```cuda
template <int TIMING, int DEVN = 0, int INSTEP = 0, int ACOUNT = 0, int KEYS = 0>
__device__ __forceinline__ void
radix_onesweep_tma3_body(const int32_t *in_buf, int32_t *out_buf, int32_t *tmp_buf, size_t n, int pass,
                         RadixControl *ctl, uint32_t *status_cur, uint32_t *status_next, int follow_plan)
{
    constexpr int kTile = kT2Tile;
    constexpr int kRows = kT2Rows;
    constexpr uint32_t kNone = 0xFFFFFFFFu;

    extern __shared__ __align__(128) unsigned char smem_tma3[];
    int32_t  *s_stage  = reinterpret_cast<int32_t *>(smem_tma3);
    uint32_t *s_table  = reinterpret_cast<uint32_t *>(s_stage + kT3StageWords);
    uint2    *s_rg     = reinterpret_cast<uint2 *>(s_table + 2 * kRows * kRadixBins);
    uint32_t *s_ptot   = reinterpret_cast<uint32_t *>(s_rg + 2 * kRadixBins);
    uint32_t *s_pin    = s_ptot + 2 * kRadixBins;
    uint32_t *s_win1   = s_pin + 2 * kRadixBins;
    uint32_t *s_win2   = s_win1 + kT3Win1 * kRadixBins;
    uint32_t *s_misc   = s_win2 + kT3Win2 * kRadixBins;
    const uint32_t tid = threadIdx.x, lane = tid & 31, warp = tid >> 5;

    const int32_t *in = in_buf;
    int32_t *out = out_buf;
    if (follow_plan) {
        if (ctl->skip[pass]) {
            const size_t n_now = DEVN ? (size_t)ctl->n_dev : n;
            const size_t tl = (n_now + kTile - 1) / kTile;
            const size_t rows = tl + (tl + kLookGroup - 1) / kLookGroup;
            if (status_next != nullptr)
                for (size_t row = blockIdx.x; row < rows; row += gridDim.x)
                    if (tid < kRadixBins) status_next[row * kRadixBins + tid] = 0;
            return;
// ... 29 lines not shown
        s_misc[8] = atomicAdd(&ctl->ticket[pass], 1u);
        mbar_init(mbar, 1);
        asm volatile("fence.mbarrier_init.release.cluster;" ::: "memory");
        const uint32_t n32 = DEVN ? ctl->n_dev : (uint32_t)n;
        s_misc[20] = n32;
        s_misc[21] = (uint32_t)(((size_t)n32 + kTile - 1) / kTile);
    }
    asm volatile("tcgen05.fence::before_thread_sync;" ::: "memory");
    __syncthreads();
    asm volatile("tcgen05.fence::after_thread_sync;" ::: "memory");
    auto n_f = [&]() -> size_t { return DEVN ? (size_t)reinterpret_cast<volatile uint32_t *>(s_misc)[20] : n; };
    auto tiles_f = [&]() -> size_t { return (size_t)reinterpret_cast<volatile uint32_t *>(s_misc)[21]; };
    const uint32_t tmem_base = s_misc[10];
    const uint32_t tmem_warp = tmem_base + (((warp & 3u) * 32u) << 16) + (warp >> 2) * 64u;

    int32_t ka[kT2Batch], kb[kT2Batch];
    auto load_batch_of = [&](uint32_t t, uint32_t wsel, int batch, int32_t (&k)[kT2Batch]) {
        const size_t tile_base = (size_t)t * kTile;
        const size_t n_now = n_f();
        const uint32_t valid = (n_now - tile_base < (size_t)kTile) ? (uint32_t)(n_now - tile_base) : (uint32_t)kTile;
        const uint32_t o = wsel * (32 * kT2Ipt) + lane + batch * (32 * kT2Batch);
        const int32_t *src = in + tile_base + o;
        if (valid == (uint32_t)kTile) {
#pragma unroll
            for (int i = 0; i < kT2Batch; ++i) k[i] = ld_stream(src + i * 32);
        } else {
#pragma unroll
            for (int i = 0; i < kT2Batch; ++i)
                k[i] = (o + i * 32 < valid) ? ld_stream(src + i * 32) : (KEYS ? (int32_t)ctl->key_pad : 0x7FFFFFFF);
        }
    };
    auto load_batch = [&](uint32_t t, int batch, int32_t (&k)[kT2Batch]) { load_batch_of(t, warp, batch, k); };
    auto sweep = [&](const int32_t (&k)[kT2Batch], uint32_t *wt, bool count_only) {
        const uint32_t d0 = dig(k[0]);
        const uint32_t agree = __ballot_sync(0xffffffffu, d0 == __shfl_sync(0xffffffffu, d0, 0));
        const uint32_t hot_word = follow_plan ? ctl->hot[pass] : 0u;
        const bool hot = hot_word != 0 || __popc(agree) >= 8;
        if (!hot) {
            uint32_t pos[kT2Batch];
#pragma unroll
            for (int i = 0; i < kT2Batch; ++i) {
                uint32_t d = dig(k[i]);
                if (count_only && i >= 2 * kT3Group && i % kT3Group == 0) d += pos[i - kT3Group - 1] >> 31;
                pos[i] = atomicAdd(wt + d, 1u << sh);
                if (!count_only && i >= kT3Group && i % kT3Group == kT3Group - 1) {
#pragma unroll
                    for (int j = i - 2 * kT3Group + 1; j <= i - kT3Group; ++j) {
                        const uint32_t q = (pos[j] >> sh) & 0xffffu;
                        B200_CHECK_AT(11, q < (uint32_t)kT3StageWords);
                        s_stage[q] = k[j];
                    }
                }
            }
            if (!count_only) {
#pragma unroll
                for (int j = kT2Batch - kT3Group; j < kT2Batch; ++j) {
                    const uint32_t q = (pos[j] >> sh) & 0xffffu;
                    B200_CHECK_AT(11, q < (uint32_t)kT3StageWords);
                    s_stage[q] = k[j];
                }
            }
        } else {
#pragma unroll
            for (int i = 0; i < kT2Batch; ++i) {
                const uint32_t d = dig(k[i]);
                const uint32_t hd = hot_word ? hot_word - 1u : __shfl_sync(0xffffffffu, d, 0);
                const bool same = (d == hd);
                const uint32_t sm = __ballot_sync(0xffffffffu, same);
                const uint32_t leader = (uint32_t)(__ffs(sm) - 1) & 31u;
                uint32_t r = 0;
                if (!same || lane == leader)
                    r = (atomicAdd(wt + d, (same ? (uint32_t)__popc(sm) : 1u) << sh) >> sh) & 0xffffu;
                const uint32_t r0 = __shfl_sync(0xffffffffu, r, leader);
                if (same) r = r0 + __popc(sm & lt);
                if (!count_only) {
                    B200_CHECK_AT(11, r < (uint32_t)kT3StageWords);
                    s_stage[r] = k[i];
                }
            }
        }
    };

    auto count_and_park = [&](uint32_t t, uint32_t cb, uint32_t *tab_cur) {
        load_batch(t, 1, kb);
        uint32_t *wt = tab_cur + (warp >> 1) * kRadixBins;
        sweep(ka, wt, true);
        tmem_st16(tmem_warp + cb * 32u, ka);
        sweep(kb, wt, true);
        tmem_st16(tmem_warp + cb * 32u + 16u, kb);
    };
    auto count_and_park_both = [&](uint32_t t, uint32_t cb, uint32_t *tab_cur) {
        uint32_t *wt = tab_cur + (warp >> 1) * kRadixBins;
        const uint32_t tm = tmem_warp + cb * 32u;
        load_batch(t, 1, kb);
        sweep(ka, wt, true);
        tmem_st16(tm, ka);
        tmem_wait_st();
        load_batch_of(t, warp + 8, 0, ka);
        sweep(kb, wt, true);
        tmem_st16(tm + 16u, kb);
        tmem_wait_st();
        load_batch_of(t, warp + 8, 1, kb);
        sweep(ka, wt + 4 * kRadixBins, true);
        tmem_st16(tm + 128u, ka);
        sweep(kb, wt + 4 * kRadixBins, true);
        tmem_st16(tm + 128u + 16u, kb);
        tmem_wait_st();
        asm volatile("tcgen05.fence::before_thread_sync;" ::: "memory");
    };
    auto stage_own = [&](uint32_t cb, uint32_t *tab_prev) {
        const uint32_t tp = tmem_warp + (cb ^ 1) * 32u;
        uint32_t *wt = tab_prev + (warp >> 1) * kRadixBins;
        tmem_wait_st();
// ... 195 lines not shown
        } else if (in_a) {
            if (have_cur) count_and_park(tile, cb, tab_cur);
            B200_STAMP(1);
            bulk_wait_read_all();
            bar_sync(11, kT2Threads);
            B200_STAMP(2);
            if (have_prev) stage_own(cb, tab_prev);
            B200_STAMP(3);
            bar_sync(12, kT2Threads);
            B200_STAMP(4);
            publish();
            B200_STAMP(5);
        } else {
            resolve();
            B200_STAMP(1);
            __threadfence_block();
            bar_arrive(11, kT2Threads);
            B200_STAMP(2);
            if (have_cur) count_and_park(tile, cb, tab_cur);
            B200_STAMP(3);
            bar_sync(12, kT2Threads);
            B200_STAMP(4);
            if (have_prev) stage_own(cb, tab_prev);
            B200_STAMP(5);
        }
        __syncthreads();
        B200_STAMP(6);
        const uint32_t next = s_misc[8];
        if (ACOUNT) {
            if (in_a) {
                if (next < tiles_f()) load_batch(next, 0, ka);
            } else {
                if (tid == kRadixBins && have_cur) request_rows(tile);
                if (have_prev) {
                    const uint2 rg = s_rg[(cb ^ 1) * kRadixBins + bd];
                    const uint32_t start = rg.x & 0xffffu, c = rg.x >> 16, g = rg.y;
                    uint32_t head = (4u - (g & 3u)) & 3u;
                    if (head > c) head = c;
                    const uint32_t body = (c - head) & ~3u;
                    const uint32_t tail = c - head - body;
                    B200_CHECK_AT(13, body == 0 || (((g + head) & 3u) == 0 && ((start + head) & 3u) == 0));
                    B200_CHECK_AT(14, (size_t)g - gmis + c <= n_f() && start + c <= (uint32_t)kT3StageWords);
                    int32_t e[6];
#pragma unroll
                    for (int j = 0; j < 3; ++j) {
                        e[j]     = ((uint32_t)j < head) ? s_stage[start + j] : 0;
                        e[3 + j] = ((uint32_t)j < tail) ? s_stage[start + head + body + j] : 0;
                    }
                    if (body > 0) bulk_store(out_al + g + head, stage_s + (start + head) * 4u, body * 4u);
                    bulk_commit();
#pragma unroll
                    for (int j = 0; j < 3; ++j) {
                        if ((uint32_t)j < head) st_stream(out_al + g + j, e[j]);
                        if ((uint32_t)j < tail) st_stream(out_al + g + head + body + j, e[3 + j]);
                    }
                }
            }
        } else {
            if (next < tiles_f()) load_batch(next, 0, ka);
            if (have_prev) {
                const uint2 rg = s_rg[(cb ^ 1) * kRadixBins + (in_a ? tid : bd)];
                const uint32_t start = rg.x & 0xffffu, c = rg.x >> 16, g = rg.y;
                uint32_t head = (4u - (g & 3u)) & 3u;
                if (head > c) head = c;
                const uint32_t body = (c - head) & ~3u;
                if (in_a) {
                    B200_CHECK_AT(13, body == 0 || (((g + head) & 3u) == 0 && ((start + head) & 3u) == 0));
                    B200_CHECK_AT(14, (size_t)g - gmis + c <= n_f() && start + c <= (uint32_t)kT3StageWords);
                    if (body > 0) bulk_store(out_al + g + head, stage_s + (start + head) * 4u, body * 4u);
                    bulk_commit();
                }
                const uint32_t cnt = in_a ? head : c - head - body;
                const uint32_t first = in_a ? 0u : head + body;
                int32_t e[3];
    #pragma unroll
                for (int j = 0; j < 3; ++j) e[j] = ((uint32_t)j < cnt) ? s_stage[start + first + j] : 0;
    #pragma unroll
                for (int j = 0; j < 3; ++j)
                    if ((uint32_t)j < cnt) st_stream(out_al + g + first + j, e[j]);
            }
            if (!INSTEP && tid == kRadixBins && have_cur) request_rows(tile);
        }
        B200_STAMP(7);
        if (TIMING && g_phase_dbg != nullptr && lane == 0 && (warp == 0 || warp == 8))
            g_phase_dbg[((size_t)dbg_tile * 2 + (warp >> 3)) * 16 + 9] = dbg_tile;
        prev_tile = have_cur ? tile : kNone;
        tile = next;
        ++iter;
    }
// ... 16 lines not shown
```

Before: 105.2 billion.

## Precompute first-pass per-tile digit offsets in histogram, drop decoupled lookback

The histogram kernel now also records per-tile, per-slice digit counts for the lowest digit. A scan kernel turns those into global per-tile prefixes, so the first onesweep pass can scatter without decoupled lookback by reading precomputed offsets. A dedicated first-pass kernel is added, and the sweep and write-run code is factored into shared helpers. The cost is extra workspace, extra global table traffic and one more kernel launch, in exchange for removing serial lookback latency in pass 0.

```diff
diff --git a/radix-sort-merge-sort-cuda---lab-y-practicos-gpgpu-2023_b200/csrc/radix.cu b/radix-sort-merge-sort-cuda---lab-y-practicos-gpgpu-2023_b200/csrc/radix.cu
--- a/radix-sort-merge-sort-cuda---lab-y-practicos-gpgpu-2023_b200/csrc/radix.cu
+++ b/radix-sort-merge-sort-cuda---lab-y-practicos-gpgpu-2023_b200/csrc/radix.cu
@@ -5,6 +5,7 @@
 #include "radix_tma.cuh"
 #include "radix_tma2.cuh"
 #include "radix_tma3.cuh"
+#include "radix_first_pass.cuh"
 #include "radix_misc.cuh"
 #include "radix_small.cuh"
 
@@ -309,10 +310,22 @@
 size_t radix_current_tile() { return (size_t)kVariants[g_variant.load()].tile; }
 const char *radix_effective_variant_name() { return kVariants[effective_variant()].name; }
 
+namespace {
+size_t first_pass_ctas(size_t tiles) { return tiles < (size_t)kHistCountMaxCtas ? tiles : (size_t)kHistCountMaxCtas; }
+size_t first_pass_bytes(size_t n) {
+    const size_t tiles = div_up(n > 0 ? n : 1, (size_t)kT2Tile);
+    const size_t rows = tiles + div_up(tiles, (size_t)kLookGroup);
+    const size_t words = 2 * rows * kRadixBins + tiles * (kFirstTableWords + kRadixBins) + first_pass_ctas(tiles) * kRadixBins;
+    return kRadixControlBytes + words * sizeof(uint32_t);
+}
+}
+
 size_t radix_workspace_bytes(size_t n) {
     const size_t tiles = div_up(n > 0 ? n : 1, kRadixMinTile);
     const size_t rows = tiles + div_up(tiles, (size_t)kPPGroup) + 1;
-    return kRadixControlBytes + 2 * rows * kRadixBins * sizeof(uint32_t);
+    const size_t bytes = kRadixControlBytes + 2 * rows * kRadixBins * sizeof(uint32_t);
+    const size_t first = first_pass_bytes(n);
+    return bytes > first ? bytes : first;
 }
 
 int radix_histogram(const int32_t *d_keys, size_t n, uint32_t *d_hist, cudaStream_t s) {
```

PROBLEM TO WORK ON:
Copy out every line of the material above that contains the string "volatile".

WRITTEN RESPONSE:
        asm volatile("fence.mbarrier_init.release.cluster;" ::: "memory");
    asm volatile("tcgen05.fence::before_thread_sync;" ::: "memory");
    asm volatile("tcgen05.fence::after_thread_sync;" ::: "memory");
    auto n_f = [&]() -> size_t { return DEVN ? (size_t)reinterpret_cast<volatile uint32_t *>(s_misc)[20] : n; };
    auto tiles_f = [&]() -> size_t { return (size_t)reinterpret_cast<volatile uint32_t *>(s_misc)[21]; };
        asm volatile("tcgen05.fence::before_thread_sync;" ::: "memory");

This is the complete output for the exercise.